# Officer Recuitment



## Burnsy (8 Feb 2004)

Hi, I‘m interested in becoming an officer in the Forces, I‘m thinking MARS, Infantry, or Pilot.  I was wondering if anyone here knew what I would have to get on the CFAT in order to qualify for any, or all of these positions. I was also wondering if anyone knew the success rate of someone becoming an officer through the CEOTP (Continuing Education Officer Training Program.  (Any success stories?)  Also any advice in general regarding the preparation for the exams. Greatly appreciate it,

Thanks


----------



## Greywolf (8 Feb 2004)

I don‘t know what the exact minimum you need to get for those trades...they don‘t tell you what your results are anyways (only whether you passed or failed).  But I can tell you the CFAT is pretty easy.  Just look over the sample questions you get with your application package.  Of course the real test will be slightly harder than those samples.  I found I have quite a bit of time left after the tests (well, the first and third ones anyways...I‘m not very good at the spatial test...I can‘t visualize 3-D objects very well)  I‘m not sure why a lot of people found the math component difficult.  I finished those 30 Questions with 10 minutes to spare.  
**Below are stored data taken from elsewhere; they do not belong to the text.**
template <bool Q4, bool AHEAD = false>
__global__ __launch_bounds__(512) __attribute__((amdgpu_waves_per_eu(Q4 || AHEAD ? 6 : 4))) void k_advect_scalars_n(const GridDev g, const float* __restrict__ u, const ScalarPtrs P, const float scaled_dt,
                                                                                                            float* __restrict__ adv_out) {
	static_assert(!(Q4 && AHEAD), "the look-ahead form is float-only");
	__shared__ NarrowTabs tabs;
	NarrowCtx C(g, tabs);
	const int n = C.n, idx = C.idx;
	const unsigned bytes1 = (unsigned)g.n_leaves * 2048u;
	const v4i ru = field_rsrc(u, bytes1 * 3u);
	const unsigned own = (unsigned)idx << 2, oob4 = (unsigned)g.oob << 2;
	const f3 vc = ldv(ru, own);
	C.stage(g);

	const int ob = box_own(n);
	int hcell;
	unsigned ho = box_shell_off(tabs.b4, n, hcell);
	ho = ho >= kOutside ? oob4 : ho;
	constexpr bool FIRST = Q4;
	__shared__ float s_ubox[FIRST ? 3 * kBox : 1];
	if constexpr (FIRST) velocity_box_store<kBox>(s_ubox, n, hcell, velocity_box_load<100, 10, kBox>(s_ubox, ru, n, vc, ho));

	const float bx = C.px - scaled_dt * vc.x, by = C.py - scaled_dt * vc.y, bz = C.pz - scaled_dt * vc.z;
	unsigned bo[8], fo[8];
	float bw[8], fw[8];
	bool bboxed = false;
	int ba = 0;
	f3 vf = {0.0f, 0.0f, 0.0f};
	__shared__ float s_vbox[AHEAD ? 3 * kVP : 1];
	__shared__ float s_wf[AHEAD ? 3 * 512 : 1];
	if constexpr (AHEAD) {
		int vcell;
		const unsigned voff = box_shell_off<kVX, kVY>(tabs.b4, n, vcell);
		const f3 hv = velocity_box_load<kVX, kVY, kVP>(s_vbox, ru, n, vc, voff);
		const TapsB T = make_taps_b(g, C, bx, by, bz);
		V3 c[8];
#pragma unroll
		for (int q = 0; q < 8; ++q) {
			const v3f v = hns_buffer_load_v3f32(ru, (int)(T.o[tap_of(q)] + (T.o[tap_of(q)] << 1)), 0, 0);
			c[tap_of(q)].xy = v2f32{v.x, v.y};
			c[tap_of(q)].z = v.z;
		}
		const float* __restrict__ uoob = u + 3 * (size_t)g.oob;
		const f3 uo = {uoob[0], uoob[1], uoob[2]};
		velocity_box_store<kVP>(s_vbox, n, vcell, hv);
		tri_weights(T.fx, T.fy, T.fz, bw);
		V3 z[4];
#pragma unroll
		for (int q = 0; q < 8; ++q) {
			const int t = tap_of(q);
			const bool outside = T.o[t] >= kOutside;
			bo[q] = outside ? oob4 : T.o[t];
			add_weighted(vf, f3{outside ? uo.x : c[t].xy.x, outside ? uo.y : c[t].xy.y, outside ? uo.z : c[t].z}, bw[q]);
			if (t & 1) z[t >> 1] = lerp_v3(c[t - 1], c[t], T.fz);
		}
		const V3 r = tri_nest_yx(z, T.fx, T.fy, lerp_v3);
		s_wf[n] = r.xy.x, s_wf[n + 512] = r.xy.y, s_wf[n + 1024] = r.z;
	} else {
		bboxed = sample_setup<FIRST>(g, C, bx, by, bz, oob4, ba, bo, bw);
		f3 vt[8];
		if (!bboxed) {
#pragma unroll
			for (int q = 0; q < 8; ++q) vt[q] = ldv(ru, bo[q]);
		}
		if constexpr (FIRST) __syncthreads();
		if (bboxed) {
#pragma unroll
			for (int q = 0; q < 8; ++q) {
				const int a = ba + box_corner(q);
				vt[q] = f3{s_ubox[a], s_ubox[a + kBox], s_ubox[a + 2 * kBox]};
			}
		}
#pragma unroll
		for (int q = 0; q < 8; ++q) add_weighted(vf, vt[q], bw[q]);
	}
	int fa;
	const bool boxed = sample_setup<true>(g, C, bx + scaled_dt * vf.x, by + scaled_dt * vf.y, bz + scaled_dt * vf.z, oob4, fa, fo, fw);
	__shared__ float s_box[2][kBox];
	if constexpr (Q4) {
		__shared__ v4f32 s_box4[kBox];
		const v4i rq = field_rsrc(P.q4, bytes1 * 4u);
		const v4f32 phiOrig = hns_buffer_load_v4f32(rq, (int)(own << 2), 0, 0);
		s_box4[ob] = phiOrig;
		if (n < kBoxShell) s_box4[hcell] = hns_buffer_load_v4f32(rq, (int)(ho << 2), 0, 0);
		v4f32 phiF = {0.0f, 0.0f, 0.0f, 0.0f}, phiB = {0.0f, 0.0f, 0.0f, 0.0f};
		if (!bboxed) {
			v4f32 c[8];
#pragma unroll
			for (int q = 0; q < 8; ++q) c[q] = hns_buffer_load_v4f32(rq, (int)(bo[q] << 2), 0, 0);
#pragma unroll
			for (int q = 0; q < 8; ++q) phiF = __builtin_elementwise_fma(c[q], v4f32{bw[q], bw[q], bw[q], bw[q]}, phiF);
		}
		if (!boxed) {
			v4f32 c[8];
#pragma unroll
			for (int q = 0; q < 8; ++q) c[q] = hns_buffer_load_v4f32(rq, (int)(fo[q] << 2), 0, 0);
#pragma unroll
			for (int q = 0; q < 8; ++q) phiB = __builtin_elementwise_fma(c[q], v4f32{fw[q], fw[q], fw[q], fw[q]}, phiB);
		}
		__syncthreads();
		if (bboxed) {
#pragma unroll
			for (int q = 0; q < 8; ++q) phiF = __builtin_elementwise_fma(s_box4[ba + box_corner(q)], v4f32{bw[q], bw[q], bw[q], bw[q]}, phiF);
		}
		if (boxed) {
#pragma unroll
			for (int q = 0; q < 8; ++q) phiB = __builtin_elementwise_fma(s_box4[fa + box_corner(q)], v4f32{fw[q], fw[q], fw[q], fw[q]}, phiB);
		}
		v4f32 nv[6];
#pragma unroll
		for (int d = 0; d < 6; ++d) nv[d] = s_box4[ob + box_nbr(d)];
		const v4f32 r = bfecc_limit(phiOrig, nv, phiF, __builtin_elementwise_fma(v4f32{0.5f, 0.5f, 0.5f, 0.5f}, phiOrig - phiB, phiF));
		P.q4_out[0][idx] = r.x, P.q4_out[1][idx] = r.y, P.q4_out[2][idx] = r.z, P.q4_out[3][idx] = r.w;
	}
	for (int s = 0; s < P.n; ++s) {
		const v4i rf = field_rsrc(P.in[s], bytes1);
		float* box = s_box[s & 1];
		const float phiOrig = lds1(rf, own);
		box[ob] = phiOrig;
		if (n < kBoxShell) box[hcell] = lds1(rf, ho);
		float vb[8], vf8[8];
		if (!bboxed) {
#pragma unroll
			for (int q = 0; q < 4; ++q) ld_zpair(rf, bo[q], bo[q + 4], vb[q], vb[q + 4]);
		}
		if (!boxed) {
#pragma unroll
			for (int q = 0; q < 4; ++q) ld_zpair(rf, fo[q], fo[q + 4], vf8[q], vf8[q + 4]);
		}
		float phiF = 0.0f, phiB = 0.0f;
		__syncthreads();
		if (bboxed) {
#pragma unroll
			for (int q = 0; q < 8; ++q) vb[q] = box[ba + box_corner(q)];
		}
#pragma unroll
		for (int q = 0; q < 8; ++q) phiF = __fmaf_rn(vb[q], bw[q], phiF);
		if (boxed) {
#pragma unroll
			for (int q = 0; q < 8; ++q) vf8[q] = box[fa + box_corner(q)];
		}
#pragma unroll
		for (int q = 0; q < 8; ++q) phiB = __fmaf_rn(vf8[q], fw[q], phiB);
		float nv[6];
#pragma unroll
		for (int d = 0; d < 6; ++d) nv[d] = box[ob + box_nbr(d)];
		P.out[s][idx] = bfecc_limit(phiOrig, nv, phiF, __fmaf_rn(0.5f, phiOrig - phiB, phiF));
	}
	if constexpr (AHEAD) {
		__syncthreads();
		int m = n;
		asm volatile("" : "+v"(m));
		const int obv = box_own<kVX, kVY>(m);
		const int3 w = voxel_ijk(C.org, m);
		const f3 vo = box_f3(s_vbox, obv);
		const f3 wf = f3{s_wf[m], s_wf[m + 512], s_wf[m + 1024]};
		const float cx = (float)w.x - scaled_dt * vo.x, cy = (float)w.y - scaled_dt * vo.y, cz = (float)w.z - scaled_dt * vo.z;
		const f3 wb = sample_velocity(g, C, ru, s_vbox, cx + scaled_dt * wf.x, cy + scaled_dt * wf.y, cz + scaled_dt * wf.z);
		st3(adv_out, idx, bfecc_limit_v(vo, wf, wb, [&](int d) { return box_f3(s_vbox, obv + box_nbr<kVX, kVY>(d)); }));
	}
}

template <bool COLL>
__global__ __launch_bounds__(512) void k_advect_scalars(const GridDev g, const float* __restrict__ u, const ScalarPtrs P,
                                                        const float* __restrict__ sdf, const float scaled_dt) {
	__shared__ GenericTabs tabs;
	GenericCtx C(g, tabs);
	C.stage(g);
	const int idx = C.idx;

	const f3 vc = ld3(u, idx);
	float sx = C.px - scaled_dt * vc.x, sy = C.py - scaled_dt * vc.y, sz = C.pz - scaled_dt * vc.z;
	float rx = C.px, ry = C.py, rz = C.pz;
	int bi[8], fi[8];
	float bw[8], fw[8];
#pragma unroll 1
	for (int pass = 0; pass < 2; ++pass) {
		Taps T = make_taps(g, C, sx, sy, sz);
		if (COLL) {
			if (tri_f_t(sdf, T) < 0.0f) {
				sx = rx, sy = ry, sz = rz;
				T = make_taps(g, C, sx, sy, sz);
			}
		}
		if (pass == 0) {
			interp_from_taps(T, g.oob, bi, bw);
			f3 vf = {0.0f, 0.0f, 0.0f};
#pragma unroll
			for (int q = 0; q < 8; ++q) add_weighted(vf, ld3(u, bi[q]), bw[q]);
			rx = sx, ry = sy, rz = sz;
			sx = sx + scaled_dt * vf.x, sy = sy + scaled_dt * vf.y, sz = sz + scaled_dt * vf.z;
		} else {
			interp_from_taps(T, g.oob, fi, fw);
		}
	}
	int nb[6];
	nbr6(tabs.base, C.leaf, C.n, nb);
#pragma unroll
	for (int d = 0; d < 6; ++d) nb[d] = nb[d] < 0 ? g.oob : nb[d];
	for (int s = 0; s < P.n; ++s) {
		const float* __restrict__ in = P.in[s];
		const float phiOrig = in[idx];
		float phiF = 0.0f, phiB = 0.0f;
#pragma unroll
		for (int q = 0; q < 8; ++q) {
			phiF = __fmaf_rn(in[bi[q]], bw[q], phiF);
			phiB = __fmaf_rn(in[fi[q]], fw[q], phiB);
		}
		float nv[6];
#pragma unroll
		for (int d = 0; d < 6; ++d) nv[d] = in[nb[d]];
		P.out[s][idx] = bfecc_limit(phiOrig, nv, phiF, __fmaf_rn(0.5f, phiOrig - phiB, phiF));
	}
}

}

I‘m not too familiar with the CEOTP.  I take it you are planning to take or have already been accepted into a degree program.  It is quite competitive getting accepted into an Officer position.  They will give preference to those already at the RMC or who got a relevant degree.


----------



## Burnsy (8 Feb 2004)

Hey thanks Greywolf. So a pass or fail, does that mean you either pass or fail for the trades you have selected?  Or is there a basic critera, like 30/60 to pass the exam generally?  Or based on your pass marks, they rank how you would fit into specific trades?  (Excuse the drilling, just very curious)


----------



## ringo_mountbatten (8 Feb 2004)

Just to give you a little info on CEOTP.  It is the program that I have applied through.  The only occupations open through CEOTP right now are MARS and Pilot.  Obviously those are the occupations that cannot be filled by just ROTP and DEO entry plans so they are the only ones open.  As far as I know the plan is to expire at around the end of March, but if it is like previous years it will be extended if there are shortfalls again in any occupation.  I was told by almsost all the recruiters that the more years in university you have before applying for CEOTP the better chance you wil have in being accepted as it is not easy to do a four year degree while training in a demanding profession.  I am not sure whether or not you already have to be accepted into a university to apply or no, as I am still a student at mine so it was not an issue for me and it was not mentioned either way.  Good luck.


----------



## Burnsy (8 Feb 2004)

Hey thanks ringo, actually I have completed a community college program that is part of a 2+2 program with a chain of universities across Canada, well 4 universities to be sure.  So technically speaking, I already have 2 years completed.  I may also be able to complete the courses through correspondence, but we‘ll see.  The recruiter seemed to think that I was a decent candidate for the MARS or Pilot program, but time will tell.  Thanks agian, oh what, by the way are you being recruited for?


----------



## Greywolf (8 Feb 2004)

Yes, it‘s either pass or fail.  For some trades, you might only need an overall score of say 60, for others, you might need a certain score for a component, e.g. 80 for the math, 70 for spatial skills...


----------



## ringo_mountbatten (9 Feb 2004)

Officer CFAT results aren‘t like that there is a median either you meet it or you don‘t.  The boards are where they figure out if they want you in their occupation.


----------



## airforcedave (9 Feb 2004)

For officer selection, the CFAT is judged relative to other candidates.  The board will take the score into consideration.  The better your score, the more it helps you.


----------



## Meridian (10 Feb 2004)

Not entirely true... there is a pass/fail mark for all trades regardless of rank.

For officers, it is just taken one step further, and is looked at as well by the board.

But if you dont hit the minimum, you dont get your file in front of the board for that trade at all.


----------



## Burnsy (20 Feb 2004)

I have another question.  If for some reason I do not end up making the cut, getting the grade on my CFAT for an officer position, what will my options be then?  Will they then give me a list of trades I qualify for, or will the application process have to start over?


----------



## Yes Man (22 Feb 2004)

> Originally posted by Burnsy:
> [qb] I have another question.  If for some reason I do not end up making the cut, getting the grade on my CFAT for an officer position, what will my options be then?  Will they then give me a list of trades I qualify for, or will the application process have to start over? [/qb]


They will give you a list of NCM trade and give you the choice of enlisting.


----------